June 17, 2022

Behold the Magnetar, nature’s ultimate superweapon

Artist's conception of a magnetar.
Enlarge / Artist’s conception of a magnetar.
Mark Garlick/Science Photo Library

If you think black holes are the scariest things in the Universe, I have something to share with you.

There are balls of dead matter no bigger than a city yet shining a hundred times brighter than the Sun that send out flares of X-rays visible across the galaxy. Their interiors are made of superfluid subatomic particles, and they have cores of exotic and unknown states of matter. Their lifetime is only a few thousand years.

And here’s the best part: They have the strongest magnetic fields ever observed, so strong they can melt you—literally dissociate you down to the atomic level—from a thousand kilometers away.

These are the magnetars, perhaps the most fearsome entities ever known.

Little green men

The best discoveries in science happen by accident, and to get to magnetars, we have to trace them through two unexpected observations.

The first came in 1967, when graduate student Jocelyn Bell (now Dame Jocelyn Bell Burnell) was working with her advisor, Antony Hewish, on the newly constructed and very fancy Interplanetary Scintillation Array at the Mullard Radio Astronomy Observatory in Cambridge, United Kingdom.
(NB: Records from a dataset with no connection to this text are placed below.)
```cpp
int stx_flow_compose(const float* const* prev, const float* const* fwd,
                     const float* const* bwd, int count, const float* fill, float* ref,
                     float* cmask, float* init, unsigned char* which, int n, int c, int h, int w,
                     void* stream);
int stx_flow_warp(const float* src, const float* flow, const float* fill, float* out,
                  float* valid, int n, int c, int h, int w, void* stream);
int stx_flow_consistency(const float* fwd, const float* bwd, float* cmask, int n, int h, int w,
                         void* stream);
size_t stx_masked_mse_ws(void);
int stx_masked_mse(const float* x, const float* ref, const float* mask, int n, int c, int hw,
                   float weight, float* out, float* add_to, float* grad, int accumulate,
                   void* ws, size_t ws_bytes, void* stream);

typedef struct {
  long long offset;
  int h, w;
  int top, left;
  int y0, y1;
  int resize_w, resize_h;
  int xcoef, ycoef;
  int xk, yk;
  long long tmp_offset;
} stx_image_meta;
int stx_resample_coeffs(int in_size, int out_size, int* bounds, int* kk, int kk_stride);
int stx_image_condition(const void* src, const stx_image_meta* meta, int b, int max_rows,
                        const int* coef, int size, const float* mean, const float* std_,
                        float* out, void* tmp, size_t tmp_bytes, void* stream);

#define STX_JPEG_OK 0
#define STX_JPEG_UNSUPPORTED 1
// ... 78 lines not shown
```

### styletransfer_amd/_native.py

```python
from __future__ import annotations

import ctypes as C
import os
import threading

_HERE = os.path.dirname(os.path.abspath(__file__))
LIB_PATH = os.environ.get("STX_LIB", os.path.join(_HERE, "libstx.so"))

STX_IN_RAW, STX_IN_RELU, STX_IN_RELU_POOL2, STX_IN_UPSAMPLE2, STX_IN_DILATE2 = range(5)
STX_AMAX_SLOTS = 32
STX_GRAM_GROUP = 8
STX_FLOW_JACOBI_MAXFUSE = 8
STX_ABI_VERSION = 11


def knob(name: str, default: str) -> str:
    if os.environ.get("STX_AB") != "1":
        return default
    return os.environ.get(name, default)

vp = C.c_void_p
i32 = C.c_int
i64 = C.c_longlong
f32 = C.c_float
# ... 34 lines not shown
class PGradJob(C.Structure):
    _fields_ = [("parts", vp), ("dgamma", vp), ("dbeta", vp), ("dbias_in", vp), ("n", i32),
                ("c", i32), ("accumulate", i32), ("pad_", i32)]


STX_PGRAD_MAX = 32


class CinJob(C.Structure):
    _fields_ = [("gtab", vp), ("btab", vp), ("gamma_n", vp), ("beta_n", vp), ("parts", vp),
                ("dgtab", vp), ("dbtab", vp), ("dbias_in", vp), ("c", i32), ("accumulate", i32)]


STX_CIN_MAX = 32


class LossParts(C.Structure):
    _fields_ = [("parts", vp * 8), ("nparts", i32 * 8), ("inv", f32 * 8), ("k", i32)]


class GramFinJob(C.Structure):
    _fields_ = [("parts", vp), ("g_out", vp), ("target", vp), ("coef", vp), ("loss_parts", vp),
                ("mse_parts", vp), ("mse_out", vp), ("t_bstride", i64), ("mse_n", C.c_double),
                ("scale", f32), ("cA", f32), ("alpha", f32), ("c", i32), ("nsplit", i32),
                ("b", i32), ("cpad", i32), ("mse_nparts", i32), ("coef_amax", vp)]


class StyleLossParams(C.Structure):
    _fields_ = [("z", vp), ("parts", vp), ("nparts", i32), ("z_amax", vp), ("target", vp),
                ("target_batched", i32), ("g_out", vp), ("coef", vp), ("loss", vp), ("b", i32),
                ("c", i32), ("hw", i32), ("weight", f32), ("diag_alpha", f32), ("content", vp),
                ("mse_parts", vp), ("mse_out", vp), ("ws", vp), ("ws_bytes", sz),
                ("defer", C.POINTER(GramFinJob))]


class WgradParams(C.Structure):
    _fields_ = [("x", vp), ("dy", vp), ("dw", vp), ("x_amax", vp), ("dy_amax", vp), ("ws", vp),
                ("ws_bytes", sz), ("accumulate", i32), ("n", i32), ("cin", i32), ("h", i32),
                ("w", i32), ("cout", i32), ("ks", i32), ("stride", i32), ("pad", i32),
                ("in_mode", i32), ("ho", i32), ("wo", i32), ("no_split", i32)]


class JpegDesc(C.Structure):
    _fields_ = [("status", i32), ("h", i32), ("w", i32), ("ncomp", i32), ("hs", i32 * 3),
                ("vs", i32 * 3), ("bw", i32 * 3), ("bh", i32 * 3), ("restart_interval", i32),
                ("coef_bytes", i64)]


class JpegJob(C.Structure):
    _fields_ = [("rgb_offset", i64), ("coef_offset", i64), ("qtab_offset", i64),
                ("tmp_offset", i64), ("h", i32), ("w", i32), ("ncomp", i32), ("raw", i32),
                ("hmax", i32), ("vmax", i32), ("bw", i32 * 3), ("bh", i32 * 3)]


class JpegEncJob(C.Structure):
    _fields_ = [("src_offset", i64), ("coef_offset", i64), ("qtab_offset", i64),
                ("tmp_offset", i64), ("h", i32), ("w", i32), ("ncomp", i32), ("fp32", i32),
                ("hmax", i32), ("vmax", i32), ("bw", i32 * 3), ("bh", i32 * 3),
                ("mean", f32 * 3), ("std_", f32 * 3)]
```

While pouring over one night’s data, she found “a bit of scruff” (her words). It was a strikingly regular pattern, a flash of radio emission repeating every 1.33 seconds. Further observations showed that the signal came from the same point in the sky night after night, ruling out a terrestrial source.

At first, Bell and Hewish didn’t know what to make of it. It was so regular and predictable that they half-jokingly called the source “LGM-1,” wondering if “little green men” (i.e., aliens) might be responsible for the mysterious signal.

The Vela Pulsar, a neutron star corpse left from a titanic stellar supernova explosion, shoots through space, powered by a jet emitted from one of the neutron star's rotational poles.
Enlarge / The Vela Pulsar, a neutron star corpse left from a titanic stellar supernova explosion, shoots through space, powered by a jet emitted from one of the neutron star’s rotational poles.

Ever the wet blanket, astrophysicists came up with another explanation: It was a neutron star, the leftover core of a giant star that underwent a supernova catastrophe long ago. Physicists had hypothesized the existence of neutron stars decades before but had assumed that their tiny size would make them essentially unobservable. To their surprise, there the neutron stars were, revealing their presence in regular flashing beams of radio.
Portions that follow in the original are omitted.